We summarized patient characteristics using descriptive statistics. Continuous variables were assessed for normality and, if normally distributed means and standard deviations. If not normally distributed, medians and interquartile ranges were used. Categorical variables were summarized using frequencies and percentages. We reported race and ethnicity using a combined race/ethnicity variable using an approach that has been discussed in the literature.17 The patient’s race and ethnicity were self-reported separately; they were categorized as Hispanic if they identified as Hispanic ethnicity, including any race. For non-Hispanic ethnicity, race categories were separately reported.

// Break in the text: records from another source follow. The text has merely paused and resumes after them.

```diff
+          a = *(const u32x4*)(AO + (long)m * C + ks * 32 + fg * 8);
+          const float* src = p.pj_x + (long)m * C + ks * 32 + fg * 8;
+          x0 = *(const f32x4*)src; x1 = *(const f32x4*)(src + 4);
+        }
+        afr[t][ks] = __builtin_bit_cast(bf16x8, a);
+#pragma unroll
+        for (int e = 0; e < 4; ++e) { v[t][ks][e] = x0[e]; v[t][ks][4 + e] = x1[e]; }
+      }
+    }
+#pragma unroll
+    for (int ks = 0; ks < KS_C; ++ks)
+#pragma unroll
+      for (int h = 0; h < 2; ++h) {
+        const int n = ks * 32 + 8 * (fr >> 2) + 4 * h + (fr & 3);
+        bf16x8 wf[KS_C];
+#pragma unroll
+        for (int kk = 0; kk < KS_C; ++kk) wf[kk] = *(const bf16x8*)(WP + n * C + kk * 32 + fg * 8);
+        const f32x4 bv = *(const f32x4*)(p.pj_bias + ks * 32 + 8 * fg + 4 * h);
+#pragma unroll
+        for (int t = 0; t < MTB; ++t) {
+          f32x4 acc = {0.f, 0.f, 0.f, 0.f};
+#pragma unroll
+          for (int kk = 0; kk < KS_C; ++kk) acc = __builtin_amdgcn_mfma_f32_16x16x32_bf16(wf[kk], afr[t][kk], acc, 0, 0, 0);
+#pragma unroll
+          for (int r = 0; r < 4; ++r) v[t][ks][4 * h + r] = (acc[r] + bv[r]) * rs[t] + v[t][ks][4 * h + r];
+        }
+      }
+#pragma unroll
+    for (int t = 0; t < MTB; ++t) {
+      const int m = m0 + wave * WR + (mb + t) * 16 + fr;
+      const bool ok = m < p.M;
+      float sum = 0.f;
+#pragma unroll
+      for (int ks = 0; ks < KS_C; ++ks) {
+#pragma unroll
+        for (int e = 0; e < 8; ++e) sum += v[t][ks][e];
+        if (ok) {
+          float* dst = p.pj_xm + (long)m * C + ks * 32 + fg * 8;
+          st_g<MVLT_NT_MLP>((f32x4*)dst, f32x4{v[t][ks][0], v[t][ks][1], v[t][ks][2], v[t][ks][3]});
+          st_g<MVLT_NT_MLP>((f32x4*)(dst + 4), f32x4{v[t][ks][4], v[t][ks][5], v[t][ks][6], v[t][ks][7]});
+        }
+      }
+      mlp_ln_row<C, true>(v[t], sum, ok, m, fg, p.pj_gamma, p.pj_beta, p.pj_eps, (bf16*)p.pj_xn, p.pj_mean, p.pj_rstd, xfr[mb + t]);
+    }
+  }
+  __builtin_amdgcn_fence(__ATOMIC_RELEASE, "wavefront");
 }
 
 template <int C, int MODE, bool PFALL = true>
@@ -434,8 +513,9 @@
 #ifndef MVLT_PIPE_WAVES_64_1
 #define MVLT_PIPE_WAVES_64_1 3
 #endif
-template <int C, int MODE>
-__global__ __launch_bounds__(NT, (C == 64 && MODE == 1) ? MVLT_PIPE_WAVES_64_1 : 2) void mlp_pipe_kernel(mvlt_mlp_args p) {
+template <int C, int MODE, bool PROJ>
+__device__ __forceinline__ void mlp_pipe_body(const mvlt_mlp_args& p) {
+  static_assert(!PROJ || MODE == 0, "the projection prologue belongs to the forward");
   constexpr int MT = 2, CT = C / 16, KS_C = C / 32;
   constexpr int NP = MODE == 1 ? 2 : 1;
   constexpr int RB = 2 * C;
@@ -491,7 +571,8 @@
   for (int u = tid; u < hid; u += NT) sB1[u] = p.b1[u];
 
   bf16x8 xfr[MT][KS_C], yfr[MODE == 1 ? MT : 1][KS_C];
-  mlp_load_rows<C, MODE>(p, m0, wave, fr, fg, xfr, yfr);
+  if constexpr (PROJ) mlp_proj_rows<C>(p, m0, wave, fr, fg, xfr);
+  else mlp_load_rows<C, MODE>(p, m0, wave, fr, fg, xfr, yfr);
 
   const int rho0 = 8 * (fr >> 2) + (fr & 3);
   int poff[KS_C];
@@ -612,6 +693,10 @@
   __syncthreads();
   mlp_epilogue<C, MODE, !(C == 64 && MODE == 1 && MVLT_PIPE_WAVES_64_1 >= 3)>(p, smem, m0, tid, oacc);
 }
+template <int C, int MODE>
+__global__ __launch_bounds__(NT, (C == 64 && MODE == 1) ? MVLT_PIPE_WAVES_64_1 : 2) void mlp_pipe_kernel(mvlt_mlp_args p) { mlp_pipe_body<C, MODE, false>(p); }
+template <int C>
+__global__ __launch_bounds__(NT, C == 64 ? 4 : 2) void mlp_pipe_proj_kernel(mvlt_mlp_args p) { mlp_pipe_body<C, 0, true>(p); }
 
 template <int C> __device__ __forceinline__ int wg_hs(int row) { return C == 64 ? ((row >> 1) & 3) : (row & 7); }
 
@@ -1163,6 +1248,15 @@
     size_t l2 = (size_t)2 * (MODE == 1 ? 2 : 1) * 32 * 2 * C + (size_t)2 * C * 64 + (size_t)a.hid * 4;
     if ((MVLT_GELU_LUT >> (MODE == 1 ? 1 : 2)) & 1) l2 += GELU_LUT_BYTES;
     if (l2 < stage) l2 = stage;
+    if constexpr (MODE == 0) {
+      if (a.pj_ao) {
+        mvlt_mlp_args b = a;
+        b.residual = a.pj_xm;
+        mvlt_max_lds<(mlp_pipe_proj_kernel<C>)>();
+        MVLT_LAUNCH((mlp_pipe_proj_kernel<C>), dim3((a.M + BM - 1) / BM), dim3(NT), l2, s, b);
+        return mvlt_check_launch("mvlt_mlp_fwd");
+      }
+    }
     mvlt_max_lds<(mlp_pipe_kernel<C, MODE>)>();
     MVLT_LAUNCH((mlp_pipe_kernel<C, MODE>), dim3((a.M + BM - 1) / BM), dim3(NT), l2, s, a);
     return mvlt_check_launch(MODE == 0 ? "mvlt_mlp_fwd" : "mvlt_mlp_bwd_dx");
@@ -1173,7 +1267,7 @@
 }
 
 int check(const mvlt_mlp_args* a, const char* who) {
-  MVLT_REQUIRE(a && (a->x || a->ln_x) && a->w1 && a->wb && a->b1 && (a->out || a->out_op || a->lnb_x), "%s: null pointer", who);
+  MVLT_REQUIRE(a && (a->x || a->ln_x || a->pj_ao) && a->w1 && a->wb && a->b1 && (a->out || a->out_op || a->lnb_x), "%s: null pointer", who);
   MVLT_REQUIRE(a->C == 64 || a->C == 128, "%s: C must be 64 or 128 (stage 1 / 2), got %d", who, a->C);
   MVLT_REQUIRE(a->hid > 0 && a->hid % 64 == 0, "%s: hidden size must be a multiple of 64", who);
   MVLT_REQUIRE(!a->row_scale || a->rows_per_scale > 0, "%s: row_scale needs rows_per_scale", who);
@@ -1184,7 +1278,13 @@
 
 extern "C" int mvlt_mlp_fwd(const mvlt_mlp_args* a, void* stream) {
   if (int e = check(a, "mvlt_mlp_fwd")) return e;
-  MVLT_REQUIRE(a->b2 && a->residual, "mvlt_mlp_fwd: b2 and residual are required");
+  MVLT_REQUIRE(a->b2 && (a->residual || a->pj_ao), "mvlt_mlp_fwd: b2 and residual are required");
+  if (a->pj_ao) {
+    MVLT_REQUIRE(a->pj_w && a->pj_bias && a->pj_x && a->pj_xm && a->pj_gamma && a->pj_beta, "mvlt_mlp_fwd: the projection prologue needs pj_w, pj_bias, pj_x, pj_xm, pj_gamma and pj_beta");
+    MVLT_REQUIRE(!a->ln_x && !a->h_out && a->hid >= 128, "mvlt_mlp_fwd: the projection prologue runs in the pipelined kernel only (no ln_x, no h_out, hid >= 128)");
+    MVLT_REQUIRE((((uintptr_t)a->pj_ao | (uintptr_t)a->pj_w | (uintptr_t)a->pj_bias | (uintptr_t)a->pj_x | (uintptr_t)a->pj_xm | (uintptr_t)a->pj_gamma | (uintptr_t)a->pj_beta |
+                   (uintptr_t)a->pj_xn) & 15) == 0, "mvlt_mlp_fwd: the projection prologue's tensors must be 16-byte aligned");
+  }
   MVLT_REQUIRE(!a->out_op || ((uintptr_t)a->out_op & 15) == 0, "mvlt_mlp_fwd: out_op must be 16-byte aligned");
   MVLT_REQUIRE(!a->post_y || (a->post_gamma && a->post_beta && a->post_mean && a->post_rstd && ((uintptr_t)a->post_y & 15) == 0),
                "mvlt_mlp_fwd: post_y needs post_gamma / post_beta / post_mean / post_rstd and 16-byte alignment");
diff --git a/mvlt_amd/ops.py b/mvlt_amd/ops.py
--- a/mvlt_amd/ops.py
+++ b/mvlt_amd/ops.py
@@ -342,16 +342,33 @@
           "mvlt_upsample_l1_bwd")
 
 
-def mlp_fwd(x, w1, b1, w2, b2, residual, out, M, Cdim, hid, *, row_scale=None, rows_per_scale=0, h_out=None, ln=None, out_op=None, post_ln=None):
+def mlp_fwd(x, w1, b1, w2, b2, residual, out, M, Cdim, hid, *, row_scale=None, rows_per_scale=0, h_out=None, ln=None, out_op=None, post_ln=None, proj=None):
     assert w1.dtype == torch.bfloat16 and w2.dtype == torch.bfloat16
-    assert residual.dtype == torch.float32 and residual.is_contiguous() and (out is not None or out_op is not None)
-    assert out is None or out.dtype == torch.float32
+    assert out is not None or out_op is not None
+    assert out is None or (out.dtype == torch.float32 and out.is_contiguous())
     assert out_op is None or (out_op.dtype == torch.bfloat16 and out_op.is_contiguous())
     a = L.MlpArgs(x=ptr(x), w1=ptr(w1), wb=ptr(w2), b1=ptr(b1), b2=ptr(b2), residual=ptr(residual), row_scale=ptr(row_scale), rows_per_scale=rows_per_scale,
                   out=ptr(out), h_out=ptr(h_out), M=M, C=Cdim, hid=hid, out_op=ptr(out_op))
-    if ln is None:
+    if proj is not None:
+        k = proj
+        assert x is None and residual is None and ln is None and h_out is None
+        assert k["ao"].dtype == k["w"].dtype == torch.bfloat16 and k["ao"].is_contiguous() and k["w"].is_contiguous() and tuple(k["w"].shape) == (Cdim, Cdim)
+        assert k["ao"].numel() == k["x"].numel() == M * Cdim and k["x"].dtype == torch.float32 and k["x"].is_contiguous()
+        assert k["bias"].dtype == k["gamma"].dtype == k["beta"].dtype == torch.float32 and k["bias"].numel() == k["gamma"].numel() == k["beta"].numel() == Cdim
+        scale, xm, xn, mean, rstd = k.get("scale"), k.get("xm"), k.get("xn"), k.get("mean"), k.get("rstd")
+        assert scale is None or (scale.dtype == torch.float32 and rows_per_scale > 0 and scale.numel() * rows_per_scale >= M)
+        assert xn is None or (xn.dtype == torch.bfloat16 and xn.is_contiguous() and xn.numel() == M * Cdim)
+        assert all(t is None or (t.dtype == torch.float32 and t.numel() == M) for t in (mean, rstd))
+        if xm is None:
+            xm = out if out is not None else torch.empty(M, Cdim, device=k["ao"].device, dtype=torch.float32)
+        assert xm.dtype == torch.float32 and xm.is_contiguous() and xm.numel() == M * Cdim
+        a.pj_ao, a.pj_w, a.pj_bias, a.pj_x, a.pj_scale, a.pj_xm = ptr(k["ao"]), ptr(k["w"]), ptr(k["bias"]), ptr(k["x"]), ptr(scale), ptr(xm)
+        a.pj_gamma, a.pj_beta, a.pj_eps, a.pj_xn, a.pj_mean, a.pj_rstd = ptr(k["gamma"]), ptr(k["beta"]), k["eps"], ptr(xn), ptr(mean), ptr(rstd)
+    else:
+        assert residual.dtype == torch.float32 and residual.is_contiguous()
+    if proj is None and ln is None:
         assert x.dtype == torch.bfloat16
-    else:
+    elif proj is None:
         g, b, eps, y, mean, rstd = ln
         assert g.dtype == b.dtype == mean.dtype == rstd.dtype == torch.float32 and y.dtype == torch.bfloat16 and y.is_contiguous()
         a.ln_x, a.ln_gamma, a.ln_beta, a.ln_eps, a.ln_y, a.ln_mean, a.ln_rstd = ptr(residual), ptr(g), ptr(b), eps, ptr(y), ptr(mean), ptr(rstd)
diff --git a/mvlt_amd/schedule.py b/mvlt_amd/schedule.py
--- a/mvlt_amd/schedule.py
+++ b/mvlt_amd/schedule.py
@@ -140,8 +140,9 @@
 
 class TrunkStep:
 
-    def __init__(self, model, images, ids, need_grad, plan=None):
+    def __init__(self, model, images, ids, need_grad, plan=None, proj_in_mlp=True):
         self.m = model
+        self.proj_in_mlp = proj_in_mlp
         self.S = model.store
         self.plan = plan if need_grad else None
         self.dev = images.device
@@ -398,9 +399,11 @@
         bs["xn2"] = xn2
         bs["fused_mlp"] = fused = (dt == torch.bfloat16 and C in (64, 128))
         proj_ln = fused and M < (1 << 24)
-        ops.gemm_nt(ao, self.w(p + "attn.proj.weight"), xm, M, C, C, C, C, C, bias=self.f32(p + "attn.proj.bias"),
-                    row_scale=s1, rows_per_scale=N, R=x,
-                    post_ln=(self.f32(p + "norm2.weight"), self.f32(p + "norm2.bias"), EPS_BLOCK, xn2.view(M, C), bs["m2"], bs["r2"]) if proj_ln else None)
+        proj_mlp = proj_ln and self.proj_in_mlp and hid >= 128 and x.dtype == f32
+        if not proj_mlp:
+            ops.gemm_nt(ao, self.w(p + "attn.proj.weight"), xm, M, C, C, C, C, C, bias=self.f32(p + "attn.proj.bias"),
+                        row_scale=s1, rows_per_scale=N, R=x,
+                        post_ln=(self.f32(p + "norm2.weight"), self.f32(p + "norm2.bias"), EPS_BLOCK, xn2.view(M, C), bs["m2"], bs["r2"]) if proj_ln else None)
         bs["xm"] = xm
         last_op = fused and j == m.depths[i] - 1 and self.dt != self.rt
         last_gemm = ((not fused) and j == m.depths[i] - 1 and dt == torch.bfloat16 and self.rt == torch.float32 and
@@ -413,9 +416,14 @@
                 pn = Names.blk(i, j + 1)
                 self._pre_ln1 = (_empty((B, N, C), dt, dev), _empty((M,), f32, dev), _empty((M,), f32, dev))
                 post = (self.f32(pn + "norm1.weight"), self.f32(pn + "norm1.bias"), EPS_BLOCK, *self._pre_ln1)
-            ops.mlp_fwd(None if ln else xn2, self.w(p + "mlp.fc1.weight"), self.f32(p + "mlp.fc1.bias"), self.w(p + "mlp.fc2.weight"),
-                        self.f32(p + "mlp.fc2.bias"), xm, None if last_op else xo, M, C, hid, row_scale=s2, rows_per_scale=N, ln=ln,
-                        out_op=xo if last_op else None, post_ln=post)
+            proj = None
+            if proj_mlp:
+                proj = dict(ao=ao, w=self.w(p + "attn.proj.weight"), bias=self.f32(p + "attn.proj.bias"), x=x, scale=s1, xm=xm,
+                            gamma=self.f32(p + "norm2.weight"), beta=self.f32(p + "norm2.bias"), eps=EPS_BLOCK,
+                            xn=xn2 if keep else None, mean=bs["m2"] if keep else None, rstd=bs["r2"] if keep else None)
+            ops.mlp_fwd(None if (ln or proj) else xn2, self.w(p + "mlp.fc1.weight"), self.f32(p + "mlp.fc1.bias"), self.w(p + "mlp.fc2.weight"),
+                        self.f32(p + "mlp.fc2.bias"), None if proj else xm, None if last_op else xo, M, C, hid, row_scale=s2, rows_per_scale=N, ln=ln,
+                        out_op=xo if last_op else None, post_ln=post, proj=proj)
         else:
             ops.layernorm_fwd(xm, xn2, self.f32(p + "norm2.weight"), self.f32(p + "norm2.bias"), M, C, C, C, EPS_BLOCK, mean=bs["m2"], rstd=bs["r2"])
             hpre = _empty((M, hid), dt, dev) if keep else None
@@ -655,7 +663,7 @@
 
     @staticmethod
     def forward(ctx, model, images, ids, need_grad, *params):
-        step = TrunkStep(model, images, ids, need_grad, getattr(model, "_plan", None))
+        step = TrunkStep(model, images, ids, need_grad, getattr(model, "_plan", None), proj_in_mlp=getattr(model, "_proj_in_mlp", True))
         outs = step.forward()
         ctx.step = step
         ctx.pool_token, model._pool_token = model._pool_token, None
```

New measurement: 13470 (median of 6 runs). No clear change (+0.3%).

We included patient complexity level using the patient medical complexity algorithm (PMCA), which uses billing and diagnosis data to stratify children based on presence of chronic and/or complex disease.18 The patient’s preferred language was determined based on parent report during registration of what language they would prefer for care during their visit. High- and low-volume hours were classified based on historical ED encounter data; ED visits between 2 pm–2 am were considered higher volume hours and between 2 am – 2 pm as lower volume. We used multivariable logistic regression to assess risk factors for FI. Results were reported as odds ratios (OR) and 95% confidence intervals (CI). A P-value of 0.05 was considered statistically significant. SAS 9.4 (SAS Institute Inc, Cary, NC) was used for all analyses.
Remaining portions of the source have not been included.